The subsequent iterations operate exactly the same as the second iteration. When selecting the most frequently appearing origination-operation pair, if there is a tie, we randomly choose one. When the new node suggested by the chosen origination-operation pair is identical to an observed node, the observed node is recruited into the reconstructed part of the lineage tree using a directed edge from the origination node to the observed node, and no intermediate node is added. The iteration continues until all observed nodes are recruited into the reconstructed part of the lineage tree.

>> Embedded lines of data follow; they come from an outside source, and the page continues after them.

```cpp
static void enqueueMpc(qmgpu_handle h, const qmgpu_mpc_args* a) {
  const qmgpu_settings& settings = h->hostProblem.settings;
  hipEvent_t* ev = h->timing ? h->ev : nullptr;
  if (h->dtype == QMGPU_F32) {
    qmk32::enqueue(h->m32, h->stream, a, settings, ev, h->rawAlloc);
  } else {
    const MpcIo io = makeMpcIo(*a, settings.dt, MpcStaging{}, [](const double* src, double*, size_t) { return src; }, a->out_t, a->out_x, a->out_u, a->out_stats);
    enqueueMpcSolve(h->stream, h->m, io, settings, h->debugLq, ev, h->rawAlloc);
  }
  h->lastBatch = a->batch; h->lastN = a->num_nodes; h->lastAlgorithm = a->algorithm;
  h->lastDebugLq = h->dtype == QMGPU_F64 && a->algorithm == QMGPU_ALG_SQP && h->debugLq;
}

static void enqueueWbc(qmgpu_handle h, const qmgpu_wbc_args* w, hipStream_t stream) {
  if (!w || w->batch < 1) throw std::invalid_argument("bad WBC arguments");
  if (w->batch > h->maxBatch) throw CapacityError("WBC batch exceeds the capacity given to qmgpu_create");
  if (!w->state_desired || !w->input_desired || !w->rbd_measured || !w->mode || !w->period || !w->time || !w->input_last || !w->out) throw std::invalid_argument("missing WBC pointer");
  static_assert(sizeof(unsigned long long) == sizeof(uint64_t), "working-set words");
  WbcArgs wa{h->m.dP, w->batch, w->variant, w->state_desired, w->input_desired, w->rbd_measured, w->mode, w->period, w->time, w->input_last, w->out, w->out_status, w->ee_force,
             reinterpret_cast<unsigned long long*>(w->working_set)};
  QM_LAUNCH_DYN(wbc_kernel, w->batch, WBC_THREADS, WBC_LDS_BYTES, stream, wa);
  HIP_CHECK(hipGetLastError());
}

static void beginTiming(qmgpu_handle h) {
  if (h->timing) h->ev = h->ring[h->callCount % qmgpu_context::kRing];
}
static void finishTiming(qmgpu_handle h, bool mpc, bool wbc, bool single = false) {
  if (!h->timing) return;
  h->ringKind[h->callCount % qmgpu_context::kRing] = (mpc ? 1 : 0) | (wbc ? 2 : 0) | (single ? 4 : 0);
  ++h->callCount;
}
static void readTiming(qmgpu_handle h, long call, double* ms6) {
  hipEvent_t* ev = h->ring[call % qmgpu_context::kRing];
  const int kind = h->ringKind[call % qmgpu_context::kRing];
  const bool mpc = kind & 1, wbc = kind & 2;
  if (kind & 4) {
    HIP_CHECK(hipEventSynchronize(ev[EV_LINE_SEARCH]));
    float ms = 0.f;
    HIP_CHECK(hipEventElapsedTime(&ms, ev[EV_START], ev[EV_LINE_SEARCH]));
    for (int i = 0; i < 6; ++i) ms6[i] = 0.0;
    ms6[5] = double(ms);
    return;
  }
// ... 173 lines not shown
  if (!a) return setError(QMGPU_ERR_INVALID_ARGUMENT, "null argument");
  return onHandle(h, [&]() {
    if (h->dtype != QMGPU_F64) throw std::invalid_argument("the WBC report exists for QMGPU_F64 handles only");
    if (a->batch < 1 || a->batch > h->maxBatch) throw std::invalid_argument("batch outside the capacity given to qmgpu_create");
    if (a->variant != 0 && a->variant != 1) throw std::invalid_argument("variant must be 0 (HierarchicalWbc) or 1 (HierarchicalMpcWbc)");
    if (a->x_stride != QMGPU_NWBC_DEC && a->x_stride != QMGPU_NWBC_OUT) throw std::invalid_argument("x_stride must be 36 or 54");
    if (!a->state_desired || !a->input_desired || !a->rbd_measured || !a->mode || !a->period || !a->time || !a->input_last || !a->x)
      throw std::invalid_argument("missing report pointer (state_desired, input_desired, rbd_measured, mode, period, time, input_last, x)");
    static_assert(sizeof(int) == sizeof(int32_t), "mode and rows words");
    qmwbcreport::ReportArgs ra{h->m.dP, a->batch, a->variant, a->x_stride, a->state_desired, a->input_desired, a->rbd_measured, a->mode, a->period, a->time, a->ee_force,
                               a->input_last, a->x, a->active_tol, a->eq_residual, a->ineq_margin, a->tau, a->rows, a->summary};
    QM_LAUNCH_DYN(qmwbcreport::wbc_report_kernel, a->batch, WBCREPORT_THREADS, WBCREPORT_LDS_BYTES, h->stream, ra);
    HIP_CHECK(hipGetLastError());
  });
}

int qmgpu_warm_start_batch(qmgpu_handle h, int batch, int prev_nodes, const double* prev_grid, const double* prev_X, const double* prev_U, int new_nodes,
                           const double* new_grid, const double* x0, double* warm_x, double* warm_u) {
  if (!prev_grid || !prev_X || !prev_U || !new_grid || !warm_x || !warm_u || batch < 1 || prev_nodes < 1 || new_nodes < 1)
    return setError(QMGPU_ERR_INVALID_ARGUMENT, "bad warm-start arguments");
  if (warm_x == prev_X || warm_u == prev_U) return setError(QMGPU_ERR_INVALID_ARGUMENT, "warm-start outputs must not alias the previous solution");
  return onHandle(h, [&]() {
    QM_LAUNCH(warm_start_kernel, batch, 256, h->stream, batch, prev_nodes, prev_grid, prev_X, prev_U, new_nodes, new_grid, x0, warm_x, warm_u);
    HIP_CHECK(hipGetLastError());
  });
}

int qmgpu_cycle_batch(qmgpu_handle h, const qmgpu_mpc_args* mpc, const double* t_eval, qmgpu_wbc_args* wbc) {
  if (!t_eval || !wbc) return setError(QMGPU_ERR_INVALID_ARGUMENT, "null argument");
  return onHandle(h, [&]() {
    checkMpcArgs(h, mpc);
    if (wbc->batch != mpc->batch) throw std::invalid_argument("MPC and WBC batch sizes differ");
    beginTiming(h);
    enqueueMpc(h, mpc);
    joinWbc(h);
    QM_LAUNCH(policy_eval_kernel, mpc->batch, 64, h->stream, mpc->batch, mpc->num_nodes, mpc->out_t, mpc->out_x, mpc->out_u, mpc->out_mode, t_eval, h->dPolX, h->dPolU,
              h->dPolMode);
    qmgpu_wbc_args w = *wbc;
    w.state_desired = h->dPolX; w.input_desired = h->dPolU; w.mode = h->dPolMode;
    hipStream_t ws = h->stream;
    if (h->overlap) {
      HIP_CHECK(hipEventRecord(h->evPolicy, h->stream));
      HIP_CHECK(hipStreamWaitEvent(h->wbcStream, h->evPolicy, 0));
      ws = h->wbcStream;
    }
    if (h->timing) HIP_CHECK(hipEventRecord(h->ev[EV_WBC_START], ws));
    enqueueWbc(h, &w, ws);
    if (h->timing) HIP_CHECK(hipEventRecord(h->ev[EV_WBC_END], ws));
    if (h->overlap) { HIP_CHECK(hipEventRecord(h->evWbc, ws)); h->wbcPending = true; }
    finishTiming(h, true, true);
  });
}

int qmgpu_debug_get_lq(qmgpu_handle h, int instance, int node, double* A, double* B, double* b, double* Q, double* R, double* q, double* r, double* C, double* D, double* e,
                       int32_t* nc) {
  return onHandle(h, [&]() {
    if (!h->debugLq || !h->m.dDebug) throw std::invalid_argument("call qmgpu_enable_debug(h, 1) before the solve");
    if (instance < 0 || instance >= h->lastBatch || node < 0 || node > h->lastN) throw std::invalid_argument("instance / node out of range");
    HIP_CHECK(hipStreamSynchronize(h->stream));
    std::vector<double> rec(DBG_DOUBLES);
    const size_t idx = size_t(instance) * (h->lastN + 1) + node;
    HIP_CHECK(hipMemcpy(rec.data(), h->m.dDebug + idx * DBG_DOUBLES, DBG_DOUBLES * sizeof(double), hipMemcpyDeviceToHost));
    int ncv = 0;
    HIP_CHECK(hipMemcpy(&ncv, h->m.dStageNc + idx, sizeof(int), hipMemcpyDeviceToHost));
    auto cp = [&](double* dst, int off, int n) { if (dst) std::memcpy(dst, rec.data() + off, n * sizeof(double)); };
    cp(A, DBG_A, 900); cp(B, DBG_B, 900); cp(b, DBG_b, 30); cp(Q, DBG_Q, 900); cp(R, DBG_R, 900); cp(q, DBG_q, 30); cp(r, DBG_r, 30);
    cp(C, DBG_C, 16 * 30); cp(D, DBG_D, 16 * 30); cp(e, DBG_e, 16);
    if (nc) *nc = ncv;
  });
}

int qmgpu_last_kernel_ms(qmgpu_handle h, double* ms6) {
  if (!ms6) return setError(QMGPU_ERR_INVALID_ARGUMENT, "null argument");
  return onHandle(h, [&]() {
    if (!h->timing || h->callCount == 0) throw std::invalid_argument("no timed call recorded (qmgpu_enable_timing)");
// ... 42 lines not shown
```

Baseline: 157,400.

## Fuse policy evaluation into the final line-search kernel epilogue

```diff
diff --git a/qm_door_amd/csrc/kernels/aux_kernels.h b/qm_door_amd/csrc/kernels/aux_kernels.h
--- a/qm_door_amd/csrc/kernels/aux_kernels.h
+++ b/qm_door_amd/csrc/kernels/aux_kernels.h
@@ -1,5 +1,30 @@
 #pragma once
 #include "layout.h"
+#include "schedule_dev.h"
+
+namespace qmk {
+
+__device__ __forceinline__ void policyEvalWave(int inst, int lane, int N, const real* tgrid, const real* X, const real* U, const int* modes, real t,
+                                               real* xOut, real* uOut, int* modeOut) {
+  const real* tg = tgrid + size_t(inst) * (N + 1);
+  int idx; real alpha;
+  timeSegmentWave(tg, N + 1, t, lane, idx, alpha);
+  const int kMode = gridCountBelow(tg + 1, N, t, lane);
+  if (lane < 30) {
+    const real* xl = X + (size_t(inst) * (N + 1) + idx) * 30;
+    xOut[size_t(inst) * 30 + lane] = qmLerp(alpha, xl[lane], xl[30 + lane]);
+  } else if (lane >= 32 && lane < 62) {
+    const int i = lane - 32, iu0 = min(idx, N - 1), iu1 = min(idx + 1, N - 1);
+    const real* ul = U + (size_t(inst) * N + iu0) * 30; const real* ur = U + (size_t(inst) * N + iu1) * 30;
+    uOut[size_t(inst) * 30 + i] = qmLerp(alpha, ul[i], ur[i]);
+  } else if (lane == 63) {
+    modeOut[inst] = modes[size_t(inst) * (N + 1) + kMode];
+  }
+}
+
+}
+
+#ifndef QM_LS_UNIT
 #include "lq_kernel.h"
 
 namespace qmk {
@@ -168,21 +193,8 @@
                                                          real* xOut, real* uOut, int* modeOut) {
   const int inst = blockIdx.x, lane = threadIdx.x;
   if (inst >= batch) return;
-  const real* tg = tgrid + size_t(inst) * (N + 1);
-  const real t = tEval[inst];
-  int idx; real alpha;
-  timeSegmentWave(tg, N + 1, t, lane, idx, alpha);
-  const int kMode = gridCountBelow(tg + 1, N, t, lane);
-  if (lane < 30) {
-    const real* xl = X + (size_t(inst) * (N + 1) + idx) * 30;
-    xOut[size_t(inst) * 30 + lane] = alpha * xl[lane] + (1.0_r - alpha) * xl[30 + lane];
-  } else if (lane >= 32 && lane < 62) {
-    const int i = lane - 32, iu0 = min(idx, N - 1), iu1 = min(idx + 1, N - 1);
-    const real* ul = U + (size_t(inst) * N + iu0) * 30; const real* ur = U + (size_t(inst) * N + iu1) * 30;
-    uOut[size_t(inst) * 30 + i] = alpha * ul[i] + (1.0_r - alpha) * ur[i];
-  } else if (lane == 63) {
-    modeOut[inst] = modes[size_t(inst) * (N + 1) + kMode];
-  }
-}
-
-}
+  policyEvalWave(inst, lane, N, tgrid, X, U, modes, tEval[inst], xOut, uOut, modeOut);
+}
+
+}
+#endif
diff --git a/qm_door_amd/csrc/kernels/gpu_rt.h b/qm_door_amd/csrc/kernels/gpu_rt.h
--- a/qm_door_amd/csrc/kernels/gpu_rt.h
+++ b/qm_door_amd/csrc/kernels/gpu_rt.h
@@ -1,7 +1,13 @@
 #pragma once
 #ifdef QMGPU_HOST_EMULATION
+#include <atomic>
 #include "real.h"
 #include "simt_emu.h"
+namespace qmk {
+inline real qmLerp(real alpha, real l, real r) { return alpha * l + (1.0_r - alpha) * r; }
+}
+#define QM_PUBLISH_STORES() std::atomic_thread_fence(std::memory_order_seq_cst)
+#define QM_ACQUIRE_STORES() std::atomic_thread_fence(std::memory_order_acquire)
 #else
 #include <hip/hip_runtime.h>
 #include "real.h"
@@ -38,6 +44,10 @@
 __device__ __forceinline__ constexpr int qmARow(int p) { return sizeof(real) == 8 ? p : (p >> 2) + 4 * (p & 3); }
 __device__ __forceinline__ double qmMulNoFma(double a, double b) { return __dmul_rn(a, b); }
 __device__ __forceinline__ double qmSubNoFma(double a, double b) { return __dsub_rn(a, b); }
+__device__ __forceinline__ double qmLerp(double alpha, double l, double r) { return __builtin_fma(alpha, l, __dmul_rn(1.0 - alpha, r)); }
+__device__ __forceinline__ float qmLerp(float alpha, float l, float r) { return __builtin_fmaf(alpha, l, __fmul_rn(1.0f - alpha, r)); }
+#define QM_PUBLISH_STORES() __threadfence()
+#define QM_ACQUIRE_STORES() __builtin_amdgcn_fence(__ATOMIC_ACQUIRE, "agent")
 __device__ __forceinline__ double qmRsqrtPos(double x) {
   const double y = __builtin_amdgcn_rsq(x);
   const double e = __builtin_fma(-x * y, y, 1.0);
diff --git a/qm_door_amd/csrc/kernels/linesearch_kernel.h b/qm_door_amd/csrc/kernels/linesearch_kernel.h
--- a/qm_door_amd/csrc/kernels/linesearch_kernel.h
+++ b/qm_door_amd/csrc/kernels/linesearch_kernel.h
@@ -3,6 +3,9 @@
 #include "ls_lds.h"
 #include "schedule_dev.h"
 #include "sweep_dev.h"
+#if !defined(QM_LS_EXTERN) || defined(QM_RICCATI_TIMING)
+#include "aux_kernels.h"
+#endif
 
 namespace qmk {
 
@@ -23,6 +26,7 @@
   int iteration;
   int trialInLds;
   int* done;
+  const real* tEval; real* polX; real* polU; int* polMode;
 };
 
 inline int lsThreads(int B, int N, int cus) { return (B > cus && N + 1 <= LS_MAX_THREADS / 2) ? LS_MAX_THREADS / 2 : LS_MAX_THREADS; }
@@ -199,8 +203,12 @@
   static_assert(lsLdsBytes(sizeof(red)) + lsLdsBytes(sizeof(ctl)) + lsLdsBytes(sizeof(structVotes)) + lsLdsBytes(sizeof(mdS)) + lsLdsBytes(sizeof(wQ)) + lsLdsBytes(sizeof(wR)) == LS_STATIC_LDS_BYTES,
                 "a __shared__ array added here goes into this sum and into LS_STATIC_LDS_BYTES by hand: compare both with .group_segment_fixed_size in the assembly");
   const int inst = blockIdx.x, tid = threadIdx.x, nthr = blockDim.x;
-  if (a.done[inst]) return;
   const int N = a.N;
+  const bool epilogue = sizeof(real) == 8 && a.polX != nullptr;
+  if (a.done[inst]) {
+    if (epilogue && tid < 64) policyEvalWave(inst, tid, N, a.outT, a.outX, a.outU, a.outMode, a.tEval[inst], a.polX, a.polU, a.polMode);
+    return;
+  }
   const SettingsR& st = a.P->settings;
   const real* tg = a.tgrid + size_t(inst) * (N + 1);
   const Schedule sched{a.schedNum[inst], a.schedTimes + size_t(inst) * QMGPU_MAX_EVENTS, a.schedModes + size_t(inst) * (QMGPU_MAX_EVENTS + 1)};
@@ -336,9 +344,14 @@
   for (int k = tid; k <= N; k += nthr) { a.outT[size_t(inst) * (N + 1) + k] = tg[k]; a.outMode[size_t(inst) * (N + 1) + k] = a.nodeMode[size_t(inst) * (N + 1) + k]; }
   QM_LS_CLOCK(5);
   const real sx = sumSquaresStrided(dX, (N + 1) * 30, tid, nthr), su = sumSquaresStrided(dU, N * 30, tid, nthr);
+  if (epilogue) QM_PUBLISH_STORES();
   __syncthreads();
   red[0][tid] = sx; red[1][tid] = su;
   __syncthreads();
+  if (epilogue && tid >= nthr - 64) {
+    QM_ACQUIRE_STORES();
+    policyEvalWave(inst, tid - (nthr - 64), N, a.outT, a.outX, a.outU, a.outMode, a.tEval[inst], a.polX, a.polU, a.polMode);
+  }
   if (tid == 0) {
     real s0 = 0, s1 = 0;
     for (int i = 0; i < nthr; ++i) { s0 += red[0][i]; s1 += red[1][i]; }
diff --git a/qm_door_amd/csrc/kernels/mpc_pipeline.h b/qm_door_amd/csrc/kernels/mpc_pipeline.h
--- a/qm_door_amd/csrc/kernels/mpc_pipeline.h
+++ b/qm_door_amd/csrc/kernels/mpc_pipeline.h
@@ -33,7 +33,9 @@
   real *outT, *outX, *outU; int* outMode; real* outStats;
   const real* eeContact;
   int algorithm;
+  const real* tEval; real *polX, *polU; int* polMode;
 };
+inline bool mpcRunsPolicyEpilogue(const MpcIo& io) { return sizeof(real) == 8 && io.algorithm == QMGPU_ALG_SQP && io.polX != nullptr; }
 
 template <class Alloc> inline void allocateMpcBuffers(MpcBuffers& m, size_t B, size_t N, Alloc&& alloc) {
   const size_t N1 = N + 1;
@@ -125,8 +127,10 @@
     QM_LAUNCH(mpc_init_kernel, B, 128, s, ia);
     enqueueLqRiccati(s, m, io, debugLq ? m.dDebug : nullptr, ev);
     const LsLaunch shape = lsLaunch(B, N, m.cus);
+    const bool pol = it == iterations - 1 && mpcRunsPolicyEpilogue(io);
     LsArgs ls{m.dP, m.dRw, B, N, io.K, io.lineSearch, io.eeContact, m.dTgrid, m.dDtgrid, m.dNodePhase, m.dX, m.dU, m.ddX, m.ddU, io.targetTimes, io.targetStates, io.schedNum,
-              io.schedTimes, io.schedModes, m.dMetrics, m.dInstStats, m.dNodeMode, m.dXt, m.dUt, io.outT, io.outX, io.outU, io.outMode, io.outStats, it, shape.trialInLds, m.dDone};
+              io.schedTimes, io.schedModes, m.dMetrics, m.dInstStats, m.dNodeMode, m.dXt, m.dUt, io.outT, io.outX, io.outU, io.outMode, io.outStats, it, shape.trialInLds, m.dDone,
+              pol ? io.tEval : nullptr, pol ? io.polX : nullptr, pol ? io.polU : nullptr, pol ? io.polMode : nullptr};
     QM_LAUNCH_DYN(linesearch_kernel, B, shape.threads, shape.dynamicLdsBytes, s, ls);
     recordTiming(ev, EV_LINE_SEARCH, s);
   }
diff --git a/qm_door_amd/csrc/qmgpu_api.hip b/qm_door_amd/csrc/qmgpu_api.hip
--- a/qm_door_amd/csrc/qmgpu_api.hip
+++ b/qm_door_amd/csrc/qmgpu_api.hip
@@ -44,8 +44,9 @@
   int dtype = QMGPU_F64;
   MpcBuffers m;
   qmk32::Mpc32* m32 = nullptr;
-  double *dPolX = nullptr, *dPolU = nullptr;
-  int* dPolMode = nullptr;
+  double *dPolX[2] = {nullptr, nullptr}, *dPolU[2] = {nullptr, nullptr};
+  int* dPolMode[2] = {nullptr, nullptr};
+  int polSet = 0;
   qmgpu_gait* dGaits = nullptr;
   std::vector<void*> allocations;
   bool timing = false, debugLq = false;
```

Trim and rewire the lineage tree
The lineage tree reconstructed by this heuristic iterative procedure can be reduced by trimming off unnecessary branches. The iterative procedure may occasionally produce branches whose leaf nodes are not observed nodes, because the process of growing the tree is guided by the MST which only approximates the structure of the underlying lineage tree. Branches with unobserved nodes as leaves are unnecessary to explain the mutation process that gives rise to the observed nodes. To trim the lineage tree, we remove all unobserved intermediate and leaf nodes that do not have any observed nodes as descendants.

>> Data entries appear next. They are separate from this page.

__global__ __launch_bounds__(R2_THREADS, 1) void res2_chain_kernel(Res2Args a) {
    extern __shared__ __attribute__((aligned(16))) char smem[];
    const int act_bytes = a.TP * 128;
    char* act0 = smem;
    char* wt0 = smem + 2 * act_bytes;
    constexpr int WT_BYTES = R2_W * R2_K * 2;
#ifdef VP_TIMING
    unsigned long long stamps[32];
    int nst = 0;
    stamps[nst++] = wall_clock64();
#endif
    const int tid = threadIdx.x, lane = tid & 63;
    const int wv = __builtin_amdgcn_readfirstlane(tid >> 6);
    const int li = lane & 15, g = lane >> 4;
    const int b = blockIdx.x;
    const size_t row0 = (size_t)b * a.T;
    constexpr unsigned OOB = 0xfffffff0u;
    const __amdgpu_buffer_rsrc_t xsrd = __builtin_amdgcn_make_buffer_rsrc(const_cast<bf16_t*>(a.t1), 0, a.t1_bytes, 0x00020000);

    const int drow = lane >> 3;
    const unsigned dchunk = (unsigned)((lane & 7) ^ drow) << 4;
    auto dma_x = [&](int slice, char* dst) {
        const unsigned colb = (unsigned)slice * (R2_W * 2) + dchunk;
        for (int p = wv; p < a.TP / 8; p += R2_WAVES) {
            const int t = p * 8 + drow;
            const unsigned off = t < a.T ? (unsigned)((row0 + t) * a.C * 2) + colb : OOB;
            __builtin_amdgcn_raw_ptr_buffer_load_lds(xsrd, (r2_lds_ptr)(dst + p * 1024), 16, off, 0, 0, 0);
        }
    };
    auto dma_w = [&](int j, char* dst) {
        const __amdgpu_buffer_rsrc_t wsrd = __builtin_amdgcn_make_buffer_rsrc(const_cast<bf16_t*>(a.w[j]), 0, WT_BYTES, 0x00020000);
#pragma unroll
        for (int u = 0; u < 3; ++u) {
            const int p = wv + u * R2_WAVES;
            const int tap = p >> 3, nb = (p & 7) * 8;
            const unsigned off = (unsigned)((nb + drow) * (R2_K * 2) + tap * 128) + dchunk;
            __builtin_amdgcn_raw_ptr_buffer_load_lds(wsrd, (r2_lds_ptr)(dst + tap * 8192 + nb * 128), 16, off, 0, 0, 0);
        }
    };

    dma_x(1, act0);
    dma_w(0, wt0);
    const int ntile = a.TP / 16;
    float* prm = reinterpret_cast<float*>(wt0 + 2 * WT_BYTES);
    for (int i = tid; i < a.nconv * 192; i += R2_THREADS) {
        const int j = i / 192, k = i - j * 192, which = k >> 6, n = k & 63;
        prm[i] = which == 0 ? a.bias[j][n] : (which == 1 ? a.scale[j][n] : a.shift[j][n]);
    }
    asm volatile("s_waitcnt vmcnt(0)" ::: "memory");
    __syncthreads();
#ifdef VP_TIMING
    stamps[nst++] = wall_clock64();
#endif

    for (int j = 0; j < a.nconv; ++j) {
        char* ain = act0 + (j & 1) * act_bytes;
        char* aout = act0 + ((j + 1) & 1) * act_bytes;
        const char* wl = wt0 + (j & 1) * WT_BYTES;
        const bool has_next = j + 1 < a.nconv;
        if (has_next) {
            dma_x(j + 2, aout);
            dma_w(j + 1, wt0 + ((j + 1) & 1) * WT_BYTES);
        }
        bf16x8 wf[4][6];
#pragma unroll
        for (int ni = 0; ni < 4; ++ni) {
            const int n = ni * 16 + li;
#pragma unroll
            for (int s = 0; s < 6; ++s) {
                const int c = (s & 1) * 4 + g;
                wf[ni][s] = *reinterpret_cast<const bf16x8*>(wl + (s >> 1) * 8192 + n * 128 + ((c ^ (n & 7)) << 4));
            }
        }
        f32x4 acc[R2_ROUNDS][4];
#pragma unroll
        for (int r = 0; r < R2_ROUNDS; ++r) {
            const int mt = wv + r * R2_WAVES;
            const int t = min(mt * 16 + li, a.TP - 1);
#pragma unroll
            for (int ni = 0; ni < 4; ++ni) acc[r][ni] = f32x4{0.f, 0.f, 0.f, 0.f};
#pragma unroll
            for (int tap = 0; tap < 3; ++tap) {
                int ts = reflect_idx(t + (tap - 1) * a.dil, a.T);
                ts = min(max(ts, 0), a.TP - 1);
#pragma unroll
                for (int ks = 0; ks < 2; ++ks) {
                    const int c = ks * 4 + g;
                    const bf16x8 xf = *reinterpret_cast<const bf16x8*>(ain + ts * 128 + ((c ^ (ts & 7)) << 4));
#pragma unroll
                    for (int ni = 0; ni < 4; ++ni)
                        acc[r][ni] = __builtin_amdgcn_mfma_f32_16x16x32_bf16(wf[ni][tap * 2 + ks], xf, acc[r][ni], 0, 0, 0);
                }
            }
        }
#ifdef VP_TIMING
        if (nst < 32) stamps[nst++] = wall_clock64();
#endif
        asm volatile("s_waitcnt vmcnt(0)" ::: "memory");
        __syncthreads();
#ifdef VP_TIMING
        if (nst < 32) stamps[nst++] = wall_clock64();
#endif
        const float* pj = prm + j * 192;
#pragma unroll
        for (int r = 0; r < R2_ROUNDS; ++r) {
            const int mt = wv + r * R2_WAVES;
            if (mt < ntile) {
                const int t = mt * 16 + li;
#pragma unroll
                for (int ni = 0; ni < 4; ++ni) {
                    const int nb = ni * 16 + g * 4;
                    const float4 bb = *reinterpret_cast<const float4*>(pj + nb);
                    const float4 ss = *reinterpret_cast<const float4*>(pj + 64 + nb);
                    const float4 hh = *reinterpret_cast<const float4*>(pj + 128 + nb);
                    float v[4];
                    v[0] = fmaxf(acc[r][ni][0] + bb.x, 0.f) * ss.x + hh.x;
                    v[1] = fmaxf(acc[r][ni][1] + bb.y, 0.f) * ss.y + hh.y;
                    v[2] = fmaxf(acc[r][ni][2] + bb.z, 0.f) * ss.z + hh.z;
                    v[3] = fmaxf(acc[r][ni][3] + bb.w, 0.f) * ss.w + hh.w;
                    const int pos = t * 128 + (((nb >> 3) ^ (t & 7)) << 4) + (nb & 7) * 2;
                    bf16x4 o;
                    o[0] = (bf16_t)v[0]; o[1] = (bf16_t)v[1]; o[2] = (bf16_t)v[2]; o[3] = (bf16_t)v[3];
                    *reinterpret_cast<bf16x4*>(ain + pos) = o;
                    if (has_next) {
                        const bf16x4 xn = *reinterpret_cast<const bf16x4*>(aout + pos);
                        bf16x4 s;
                        s[0] = (bf16_t)(v[0] + (float)xn[0]); s[1] = (bf16_t)(v[1] + (float)xn[1]);
                        s[2] = (bf16_t)(v[2] + (float)xn[2]); s[3] = (bf16_t)(v[3] + (float)xn[3]);
                        *reinterpret_cast<bf16x4*>(aout + pos) = s;
                    }
                }
            }
        }
        __syncthreads();
#ifdef VP_TIMING
        if (nst < 32) stamps[nst++] = wall_clock64();
#endif
        {
            bf16_t* ybase = a.r2 + row0 * a.C + (j + 1) * R2_W;
            for (int i = tid; i < a.T * 8; i += R2_THREADS) {
                const int t = i >> 3, c = i & 7;
                const uint4 v = *reinterpret_cast<const uint4*>(ain + t * 128 + ((c ^ (t & 7)) << 4));
                *reinterpret_cast<uint4*>(ybase + (size_t)t * a.C + c * 8) = v;
            }
        }
        __syncthreads();
#ifdef VP_TIMING
        if (nst < 32) stamps[nst++] = wall_clock64();
#endif
    }
#ifdef VP_TIMING
    if (a.dbg && tid == 0)
        for (int i = 0; i < 32; ++i) a.dbg[(size_t)b * 32 + i] = i < nst ? stamps[i] : 0;
#endif
}

}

Another possible improvement is rewiring. In the reconstructed lineage tree, we can detach a subtree by removing the edge pointing to the root of the subtree, reattached it to some other node, and then trim the resulting tree. The trimming operation removes intermediate unobserved nodes right upstream of the removed edge. The reattaching operation introduces additional intermediate nodes if the edit-distance is larger than one between the subtree root and the node it reattaches to. It is possible that such a rewiring operation can reduce the size of the lineage tree. We consider all the observed nodes and branching nodes (i.e. out-degree larger than one) for rewiring. For each node under rewiring consideration, we try to rewire it to all possible nodes in the lineage tree, and examine whether we can reduce the tree size. If yes, we accept the rewiring operation, and examine the resulting lineage tree again for possible rewiring operations that may further reduce the tree size. We repeat this process until no rewiring operation can reduce the tree size.